As always, the model one chooses should be balanced against alternatives in an attempt to reduce bias in the effect estimates we are interested in. When the unobserved and omitted X is potentially very large and have a strong correlation with being given the treatment, it seems the change score model should be preferred. I presume someone smarter than me can give better quantitative estimates as to when the bias of assuming \rho=1 is a better choice than making the assumption of no other unobserved time invariant omitted variables.

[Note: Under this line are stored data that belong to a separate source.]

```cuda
template <class F> __device__ __forceinline__ void tree_up(typename F::T* tree, int n, int t) {
  if (t < n) tree[n + t] = F::mul(tree[2 * (n + t)], tree[2 * (n + t) + 1]);
}
template <class F> __device__ __forceinline__ void tree_down(typename F::T* tree, int n, int t) {
  if (t < n) {
    int k = n + t;
    typename F::T l = tree[2 * k], r = tree[2 * k + 1], pinv = tree[k];
    tree[2 * k] = F::mul(pinv, r);
    tree[2 * k + 1] = F::mul(pinv, l);
  }
}
#ifndef SSO_HOST_EMUL
template <class F> __device__ __forceinline__ void block_batch_inverse(typename F::T* tree, int t) {
  for (int n = EXP_BLOCK / 2; n >= 1; n >>= 1) { __syncthreads(); tree_up<F>(tree, n, t); }
  __syncthreads();
  if (t == 0) tree[1] = F::inv(tree[1]);
  for (int n = 1; n < EXP_BLOCK; n <<= 1) { __syncthreads(); tree_down<F>(tree, n, t); }
  __syncthreads();
}
#else
template <class F> inline void block_batch_inverse_all(typename F::T* tree) {
  for (int n = EXP_BLOCK / 2; n >= 1; n >>= 1) for (int t = 0; t < n; t++) tree_up<F>(tree, n, t);
  tree[1] = F::inv(tree[1]);
  for (int n = 1; n < EXP_BLOCK; n <<= 1) for (int t = 0; t < n; t++) tree_down<F>(tree, n, t);
}
#endif

template <class G> struct ExpTypes {
  using C = SW<G>;
  using Fr = typename G::Fr;
  static constexpr bool GLS4 = G::HAS_GLS4;
  static constexpr bool GLS2 = G::HAS_GLS2;
  static constexpr bool GLV = G::HAS_GLV && !GLS4;
  static constexpr int KBITS = [] { if constexpr (G::HAS_GLS4) return 64; else if constexpr (G::HAS_GLS2) return (int)G::Endo::GLS_KBITS; else if constexpr (G::HAS_GLV) return (int)G::Glv::KBITS; else return (int)G::Fr::P::BITS; }();
  static constexpr int KW = [] { if constexpr (G::HAS_GLS4) return 2; else if constexpr (G::HAS_GLS2) return (int)G::Endo::GLS_KW; else if constexpr (G::HAS_GLV) return (int)G::Glv::KW; else return (int)G::Fr::L; }();
  static constexpr int NW = (KBITS + 2 + 3) / 4;
  using State = std::conditional_t<GLS4, typename C::template Staged4<NW>, typename C::template Staged<GLV || GLS2, KW, NW>>;
};

template <class G, bool TWIDDLE = false>
__device__ __forceinline__ typename G::F::T exp_stage_a(uint32_t tid, const VecBatch& b, uint32_t in_compressed, const uint32_t* table,
                                                        uint32_t check, uint32_t* status, typename ExpTypes<G>::State& st,
                                                        const uint8_t* staged_src = nullptr, uint32_t tw_mask = 0, uint32_t tw_shift = 0) {
  using C = SW<G>;
  using F = typename G::F;
  using Fr = typename G::Fr;
  using ET = ExpTypes<G>;
  uint32_t sidx, j;
  st.active = false;
  st.affine = false;
  if (!locate(b, tid, sidx, j)) return F::one();
  const VecSeg& sg = b.seg[sidx];
  typename C::Affine p;
  const uint8_t* src = staged_src ? staged_src : sg.in + (size_t)j * (in_compressed ? C::SIZE_C : C::SIZE_U);
  uint32_t dst;
  if constexpr (F::COOP != 0) dst = C::read_uncompressed(src, p);
  else dst = in_compressed ? C::read_compressed(src, p) : C::read_uncompressed(src, p);
  if (dst != C::DESER_OK) { report(status, dst, j, sidx); p.inf = true; }
  if (check != CHECK_NO && dst == C::DESER_OK) {
    if (p.inf) report(status, ST_ZERO_POINT, j, sidx);
    else if (check == CHECK_FULL && !in_compressed && !C::on_curve(p)) { report(status, ST_NOT_ON_CURVE, j, sidx); p.inf = true; }
  }
  uint32_t k[Fr::L];
  if constexpr (TWIDDLE) {
    scalar_for_index<Fr>(table, (j >> tw_shift) & tw_mask, tw_mask + 1, false, 0, k);
  } else if (sg.mode == 0) {
    scalar_for_index<Fr>(table, j, sg.n, sg.has_coeff != 0, sg.coeff_slot, k);
  } else {
    typename Fr::T s = Fr::from_mont(Fr::load(table + (size_t)(769 + sg.coeff_slot) * Fr::L, 1));
#pragma unroll
    for (int i = 0; i < Fr::L; i++) k[i] = s.v[i];
  }
  if constexpr (ET::GLS4) {
    uint32_t kd[4][2];
    C::template gls4_split<Fr::L>(k, kd);
#pragma unroll
    for (int d = 0; d < 4; d++) C::template bias_scalar<2, ET::NW>(kd[d], st.kb[d]);
  } else if constexpr (ET::GLS2) {
    uint32_t k0[ET::KW], k1[ET::KW];
    C::template gls2_split<Fr::L>(k, k0, k1);
    st.neg1 = false;
    st.neg2 = G::Endo::TM1_NEG;
    C::template bias_scalar<ET::KW, ET::NW>(k0, st.kb1);
    C::template bias_scalar<ET::KW, ET::NW>(k1, st.kb2);
  } else if constexpr (ET::GLV) {
    uint32_t k1[ET::KW], k2[ET::KW];
    C::template glv_split<typename G::Glv, Fr::L>(k, k1, k2, st.neg1, st.neg2);
    C::template bias_scalar<ET::KW, ET::NW>(k1, st.kb1);
    C::template bias_scalar<ET::KW, ET::NW>(k2, st.kb2);
  } else {
    st.neg1 = st.neg2 = false;
    C::template bias_scalar<Fr::L, ET::NW>(k, st.kb1);
  }
  return C::staged_table(st, p);
}

template <class G>
__device__ __forceinline__ void exp_stage_c(uint32_t tid, const VecBatch& b, typename ExpTypes<G>::State& st,
                                            const typename G::F::T& zinv, uint32_t* jac_out) {
  using C = SW<G>;
  using F = typename G::F;
  if (tid >= b.total) return;
  C::staged_normalise(st, zinv);
// ... 314 lines not shown
```

Measured before the change: 9.712 million.

## Always normalise staged tables via prefix/suffix products and raise G2 chunk occupancy

Replaces the per-call conditional affine table path with a Table struct that records zero-Z entries as an infinity bitmask. It precomputes each entry's partner product with prefix and suffix scans, so normalisation needs one multiply per entry instead of recomputing prefix products. The 'affine' flag disappears and the mixed-add path is always taken when the curve uses affine tables. Doubling and addition formulas are reordered to shorten live ranges. The BLS12-377 G2 chunk kernel now requests 3 blocks per SM through a per-group launch bound, which may force register spills.

```diff
diff --git a/snark-setup-operator_b200/csrc/curve_ops.cuh b/snark-setup-operator_b200/csrc/curve_ops.cuh
--- a/snark-setup-operator_b200/csrc/curve_ops.cuh
+++ b/snark-setup-operator_b200/csrc/curve_ops.cuh
@@ -92,11 +92,8 @@
   body_reencode<G>(tid, n, in, in_compressed, out, out_compressed, check, subgroup, aff_out, status);
 }
 
-#ifndef SSO_CHUNK_MIN_BLOCKS
-#define SSO_CHUNK_MIN_BLOCKS 1
-#endif
 template <class G1, class G2>
-__global__ void __launch_bounds__(128, SSO_CHUNK_MIN_BLOCKS) k_batch_exp_chunk(const __grid_constant__ VecBatch b1, const __grid_constant__ VecBatch b2,
+__global__ void __launch_bounds__(128, G2::CHUNK_MIN_BLOCKS) k_batch_exp_chunk(const __grid_constant__ VecBatch b1, const __grid_constant__ VecBatch b2,
                                                           uint32_t nb2, uint32_t in_compressed, const uint32_t* table, uint32_t check,
                                                           uint32_t* jac1, uint32_t* jac2, uint32_t* status) {
   extern __shared__ __align__(16) unsigned char tree_raw[];
diff --git a/snark-setup-operator_b200/csrc/curves.cuh b/snark-setup-operator_b200/csrc/curves.cuh
--- a/snark-setup-operator_b200/csrc/curves.cuh
+++ b/snark-setup-operator_b200/csrc/curves.cuh
@@ -52,6 +52,7 @@
   static constexpr bool HAS_GLS2 = false;
   using Endo = ENDO_bls12_377;
   static constexpr uint32_t GROUP = 1;
+  static constexpr int CHUNK_MIN_BLOCKS = 3;
   SSO_GROUP_COMMON(bls12_377_g2, Fq377x2, Fr253)
   static constexpr bool A_IS_ZERO = true;
   __device__ __forceinline__ static F::T mul_a(const F::T&) { return F::zero(); }
@@ -80,6 +81,7 @@
   static constexpr bool HAS_GLS4 = false;
   static constexpr bool HAS_GLS2 = false;
   static constexpr uint32_t GROUP = 1;
+  static constexpr int CHUNK_MIN_BLOCKS = 1;
   SSO_GROUP_COMMON(bw6_761_g2, Fq761, Fq377)
   static constexpr bool A_IS_ZERO = true;
   __device__ __forceinline__ static F::T mul_a(const F::T&) { return F::zero(); }
@@ -107,6 +109,7 @@
   static constexpr bool HAS_GLS4 = false;
   static constexpr bool HAS_GLS2 = true;
   static constexpr uint32_t GROUP = 1;
+  static constexpr int CHUNK_MIN_BLOCKS = 1;
   SSO_GROUP_COMMON(mnt4_753_g2, Fq4x2, Fq6)
   static constexpr bool A_IS_ZERO = false;
   __device__ __forceinline__ static F::T mul_a(const F::T& x) { return F::mul_small<26>(x); }
@@ -135,6 +138,7 @@
   static constexpr bool HAS_GLS4 = false;
   static constexpr bool HAS_GLS2 = true;
   static constexpr uint32_t GROUP = 1;
+  static constexpr int CHUNK_MIN_BLOCKS = 1;
   SSO_GROUP_COMMON(mnt6_753_g2, Fq6x3, Fq4)
   static constexpr bool A_IS_ZERO = false;
   __device__ __forceinline__ static F::T mul_a(const F::T& x) {
@@ -157,6 +161,7 @@
   __device__ __forceinline__ static bool field_sqrt(const typename F::T&, typename F::T&) { return false; }
 struct Bls12_377_G2C : Bls12_377_G2 {
   static constexpr bool COOP_DEFAULT = false;
+  static constexpr int CHUNK_MIN_BLOCKS = 1;
   SSO_GROUP_COOP(bls12_377_g2, Bls12_377_G2, CFp2<Fq377, 5, true>)
   __device__ __forceinline__ static F::T mul_a(const F::T&) { return F::zero(); }
 };
diff --git a/snark-setup-operator_b200/csrc/ec.cuh b/snark-setup-operator_b200/csrc/ec.cuh
--- a/snark-setup-operator_b200/csrc/ec.cuh
+++ b/snark-setup-operator_b200/csrc/ec.cuh
@@ -51,20 +51,22 @@
     Jac r;
     constexpr bool TRADE = !F::SQR_CHEAPER;
     if constexpr (Cfg::A_IS_ZERO) {
-      FT A = F::sqr(p.X);
+      r.Z = F::mul(F::add_lazy(p.Y, p.Y), p.Z);
       FT B = F::sqr(p.Y);
       FT D, C8;
+      FT A;
       if constexpr (TRADE) {
+        A = F::sqr(p.X);
         FT X2 = F::add_lazy(p.X, p.X);
         D = F::mul(F::add_lazy(X2, X2), B);
         C8 = F::dbl(F::sqr(F::add_lazy(B, B)));
       } else {
         FT C = F::sqr(B);
+        A = F::sqr(p.X);
         D = F::dbl(F::sub(F::sub(F::sqr(F::add_lazy(p.X, B)), A), C));
         C8 = F::dbl(F::dbl(F::dbl(C)));
       }
       FT E = F::add_lazy(F::add_lazy(A, A), A);
-      r.Z = F::mul(F::add_lazy(p.Y, p.Y), p.Z);
       r.X = F::sub(F::sqr(E), F::dbl(D));
       r.Y = F::sub(F::mul(E, F::sub_lazy(D, r.X)), C8);
     } else {
@@ -134,17 +136,18 @@
       return identity();
     }
     if constexpr (SSO_LAZY_EC && F::LAZY_OK) {
-      FT r2 = F::add_lazy(rr, rr);
       FT HH = F::sqr(H);
+      Jac r;
+      if constexpr (!F::SQR_CHEAPER) r.Z = F::mul(F::add_lazy(p.Z, p.Z), H);
+      else r.Z = F::sub(F::sub(F::sqr(F::add_lazy(p.Z, H)), Z1Z1), HH);
       FT HH2 = F::add_lazy(HH, HH);
       FT I = F::add_lazy(HH2, HH2);
       FT J = F::mul(H, I);
       FT V = F::mul(p.X, I);
-      Jac r;
+      FT r2 = F::add_lazy(rr, rr);
       r.X = F::sub(F::sub(F::sqr(r2), J), F::dbl(V));
-      r.Y = F::sub(F::mul(r2, F::sub_lazy(V, r.X)), F::mul(F::add_lazy(p.Y, p.Y), J));
-      if constexpr (!F::SQR_CHEAPER) r.Z = F::mul(F::add_lazy(p.Z, p.Z), H);
-      else r.Z = F::sub(F::sub(F::sqr(F::add_lazy(p.Z, H)), Z1Z1), HH);
+      FT W = F::mul(F::add_lazy(p.Y, p.Y), J);
+      r.Y = F::sub(F::mul(r2, F::sub_lazy(V, r.X)), W);
       return r;
     }
     rr = F::dbl(rr);
@@ -327,62 +330,66 @@
     return acc;
   }
 
+  struct Table {
+    Jac e[8];
+    uint32_t inf;
+  };
   template <bool GLVMODE, int KW_, int NW_> struct Staged {
     static constexpr int NW = NW_;
     static constexpr int BL = (4 * NW + 31) / 32;
-    Jac tab[8];
+    Table tab;
     uint32_t kb1[BL], kb2[BL];
-    bool neg1, neg2, active, affine;
+    bool neg1, neg2, active;
   };
 
   template <class ST>
   __device__ __forceinline__ static FT staged_table(ST& st, const Affine& base) {
+    Table& t = st.tab;
     st.active = !base.inf;
-    st.affine = false;
+    t.inf = 0;
     if (!st.active) return F::one();
-    build_table(base, st.tab);
+    build_table(base, t.e);
     if constexpr (!Cfg::AFFINE_TABLE) return F::one();
-    FT prod = st.tab[1].Z;
-    bool ok = !F::is_zero(prod);
-#pragma unroll 1
-    for (int i = 2; i < 8; i++) {
-      ok = ok && !F::is_zero(st.tab[i].Z);
-      prod = F::mul(prod, st.tab[i].Z);
-    }
-    st.affine = ok;
-    return ok ? prod : F::one();
+    FT z[8];
+#pragma unroll 1
+    for (int i = 1; i < 8; i++) {
+      z[i] = t.e[i].Z;
+      if (F::is_zero(z[i])) { t.inf |= 1u << i; z[i] = F::one(); }
+    }
+    FT d = z[1];
+#pragma unroll 1
+    for (int i = 2; i < 8; i++) { t.e[i].Z = d; d = F::mul(d, z[i]); }
+    FT suf = z[7];
+#pragma unroll 1
+    for (int i = 6; i >= 2; i--) { t.e[i].Z = F::mul(t.e[i].Z, suf); suf = F::mul(suf, z[i]); }
+    t.e[1].Z = suf;
+    return d;
   }
   template <class ST>
   __device__ __forceinline__ static void staged_normalise(ST& st, const FT& zinv_all) {
-    if (!st.active || !st.affine) return;
-    FT pre[8];
-    pre[1] = st.tab[1].Z;
-#pragma unroll 1
-    for (int i = 2; i < 8; i++) pre[i] = F::mul(pre[i - 1], st.tab[i].Z);
-    FT inv = zinv_all;
-#pragma unroll 1
-    for (int i = 7; i >= 1; i--) {
-      FT zi = i > 1 ? F::mul(inv, pre[i - 1]) : inv;
-      if (i > 1) inv = F::mul(inv, st.tab[i].Z);
+    if constexpr (!Cfg::AFFINE_TABLE) return;
+    if (!st.active) return;
+    Table& t = st.tab;
+#pragma unroll 1
+    for (int i = 1; i < 8; i++) {
+      FT zi = F::mul(zinv_all, t.e[i].Z);
       FT zi2 = F::sqr(zi);
-      st.tab[i].X = F::mul(st.tab[i].X, zi2);
-      st.tab[i].Y = F::mul(st.tab[i].Y, F::mul(zi2, zi));
-    }
+      t.e[i].X = F::mul(t.e[i].X, zi2);
+      t.e[i].Y = F::mul(t.e[i].Y, F::mul(zi2, zi));
+    }
+  }
+  __device__ __forceinline__ static Jac table_add(const Table& t, const Jac& acc, int idx, const FT& x, const FT& y, const FT& z) {
+    if constexpr (Cfg::AFFINE_TABLE) return madd(acc, Affine{x, y, ((t.inf >> idx) & 1u) != 0});
+    else return add(acc, Jac{x, y, z});
   }
   template <class ST>
   __device__ __forceinline__ static Jac staged_add(const ST& st, const Jac& acc, int dgt, bool neg, const uint32_t* beta) {
     int idx = (dgt < 0 ? -dgt : dgt) - 1;
     bool flip = (dgt < 0) != neg;
-    if (st.affine) {
-      Affine q{st.tab[idx].X, st.tab[idx].Y, false};
-      if (beta) q.x = mul_beta(q.x, beta);
-      if (flip) q.y = F::neg(q.y);
-      return madd(acc, q);
-    }
-    Jac q = st.tab[idx];
-    if (beta) q.X = mul_beta(q.X, beta);
-    if (flip) q.Y = F::neg(q.Y);
-    return add(acc, q);
+    FT x = st.tab.e[idx].X, y = st.tab.e[idx].Y;
+    if (beta) x = mul_beta(x, beta);
+    if (flip) y = F::neg(y);
+    return table_add(st.tab, acc, idx, x, y, st.tab.e[idx].Z);
   }
   __device__ __forceinline__ static FT endo_frob(const FT& a) {
     using E = typename Cfg::Endo;
@@ -424,11 +431,10 @@
     using B = typename F::Base;
     int idx = (dgt < 0 ? -dgt : dgt) - 1;
     bool flip = (dgt < 0) != neg;
-    FT x = F::mul_base(endo_frob(st.tab[idx].X), B::from_const(E::cx()));
-    FT y = F::mul_base(endo_frob(st.tab[idx].Y), B::from_const(E::cy()));
+    FT x = F::mul_base(endo_frob(st.tab.e[idx].X), B::from_const(E::cx()));
+    FT y = F::mul_base(endo_frob(st.tab.e[idx].Y), B::from_const(E::cy()));
     if (flip) y = F::neg(y);
-    if (st.affine) return madd(acc, Affine{x, y, false});
-    return add(acc, Jac{x, y, endo_frob(st.tab[idx].Z)});
+    return table_add(st.tab, acc, idx, x, y, Cfg::AFFINE_TABLE ? st.tab.e[idx].Z : endo_frob(st.tab.e[idx].Z));
   }
 
   template <class ST>
@@ -457,9 +463,9 @@
   template <int NW_> struct Staged4 {
     static constexpr int NW = NW_;
     static constexpr int BL = (4 * NW + 31) / 32;
-    Jac tab[8];
+    Table tab;
     uint32_t kb[4][BL];
-    bool active, affine;
+    bool active;
   };
   template <int KL>
   __device__ __forceinline__ static void gls4_split(const uint32_t* k, uint32_t kd[4][2]) {
@@ -486,7 +492,7 @@
     using E = typename Cfg::Endo;
     int idx = (dgt < 0 ? -dgt : dgt) - 1;
     bool flip = dgt < 0;
-    Jac q = st.tab[idx];
+    Jac q = st.tab.e[idx];
     if (j == 1) {
       q.X = F::mul_base(F::conj(q.X), B::from_const(E::psi_cx()));
       q.Y = F::mul_base(F::conj(q.Y), B::from_const(E::psi_cy()));
@@ -501,8 +507,7 @@
       flip = !flip;
     }
     if (flip) q.Y = F::neg(q.Y);
-    if (st.affine) return madd(acc, Affine{q.X, q.Y, false});
-    return add(acc, q);
+    return table_add(st.tab, acc, idx, q.X, q.Y, q.Z);
   }
   template <class ST>
   __device__ __forceinline__ static Jac staged_loop4(const ST& st) {
diff --git a/snark-setup-operator_b200/csrc/kernels.cuh b/snark-setup-operator_b200/csrc/kernels.cuh
--- a/snark-setup-operator_b200/csrc/kernels.cuh
+++ b/snark-setup-operator_b200/csrc/kernels.cuh
@@ -134,7 +134,6 @@
   using ET = ExpTypes<G>;
   uint32_t sidx, j;
   st.active = false;
-  st.affine = false;
   if (!locate(b, tid, sidx, j)) return F::one();
   const VecSeg& sg = b.seg[sidx];
   typename C::Affine p;
```

Result: faster. 10.40 million (median of 6 runs) (+7.1%).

I end this post on a tangent. I recently revisited the material as I wanted to read Holland and Rubin (1983) which is a chapter in the reader Principals of moderns Psychological Measurement: A Festschrift for Frederic M. Lord. I also saw in that same reader a chapter by Melvin Novick, The centrality of Lord’s paradox and exchangeability for all statistical inference. At the end he was pretty daring in making some predictions for the state of statistics as of November 12, 2012 – so I am a year late with my Festschrift but they are still interesting fodder none-the-less. I’ll leave the reader to judge the extent Novick was correct in his following predictions:

  1. be less dependent on constricting models such as the normal and will primarily use more general classes of distributions, for example, the exponential power distribution;
  2. be fully Bayesian with full emphasis on the psychometric assessment of proper prior distributions;
  3. be fully decision theoretic with emphasis on the pyschometric assessment of individual and institutional utilities;
  4. use robust classes of prior distributions and utility functions as well as robust model distributions;
  5. rely completely on full-rank Bayesian univariate and multivariate analyses of variance and covariance using fully exchangeable, informative prior distributions as appropriate;
  6. emphasize exchangeability through careful modeling, blocking, and covariation with randomization playing a residual role;
  7. emphasize the use of posterior predictive distributions using the lessons of Lord’s paradox, exchangeability, and appropriate conditional probabilities;
  8. place great emphasis on numerical solutions when exact Bayesian solutions prove intractable;
  9. still use some pseudo Bayesian methods when both theoretical and computational fully Bayesian solutions remain intractable. (This prevision is subject to modification if I can convince Rubin, Holland and their associates to devote their impressive skills to the quest for fully Bayesian solutions. Should this happen, there may be no need for any pseudo Bayesian methods.)

Citations

  • Allison, Paul. 1990. Change scores as dependent variables in regression analysis. Sociological methodology 20: 93-114.
  • Holland, Paul & Donald Rubin. 1983. On Lord’s Paradox. In Principles of modern psychological measurement: A festchrift for Frederic M. Lord edited by Wainer, Howard & Samuel Messick pgs:3-25. Lawrence Erlbaum Associates. Hillsdale, NJ.
  • Novick, Melvin. 1983. The centrality of Lord’s paradox and exchangeability for all statistical inference. In Principles of modern psychological measurement: A festchrift for Frederic M. Lord edited by Wainer, Howard & Samuel Messick pgs:3-25. Lawrence Erlbaum Associates. Hillsdale, NJ.
  • Wainer, Howard & Samuel Messick. 1983. Principles of modern psychological measurement: A festchrift for Frederic M. Lord. Lawrence Erlbaum Associates. Hillsdale, NJ.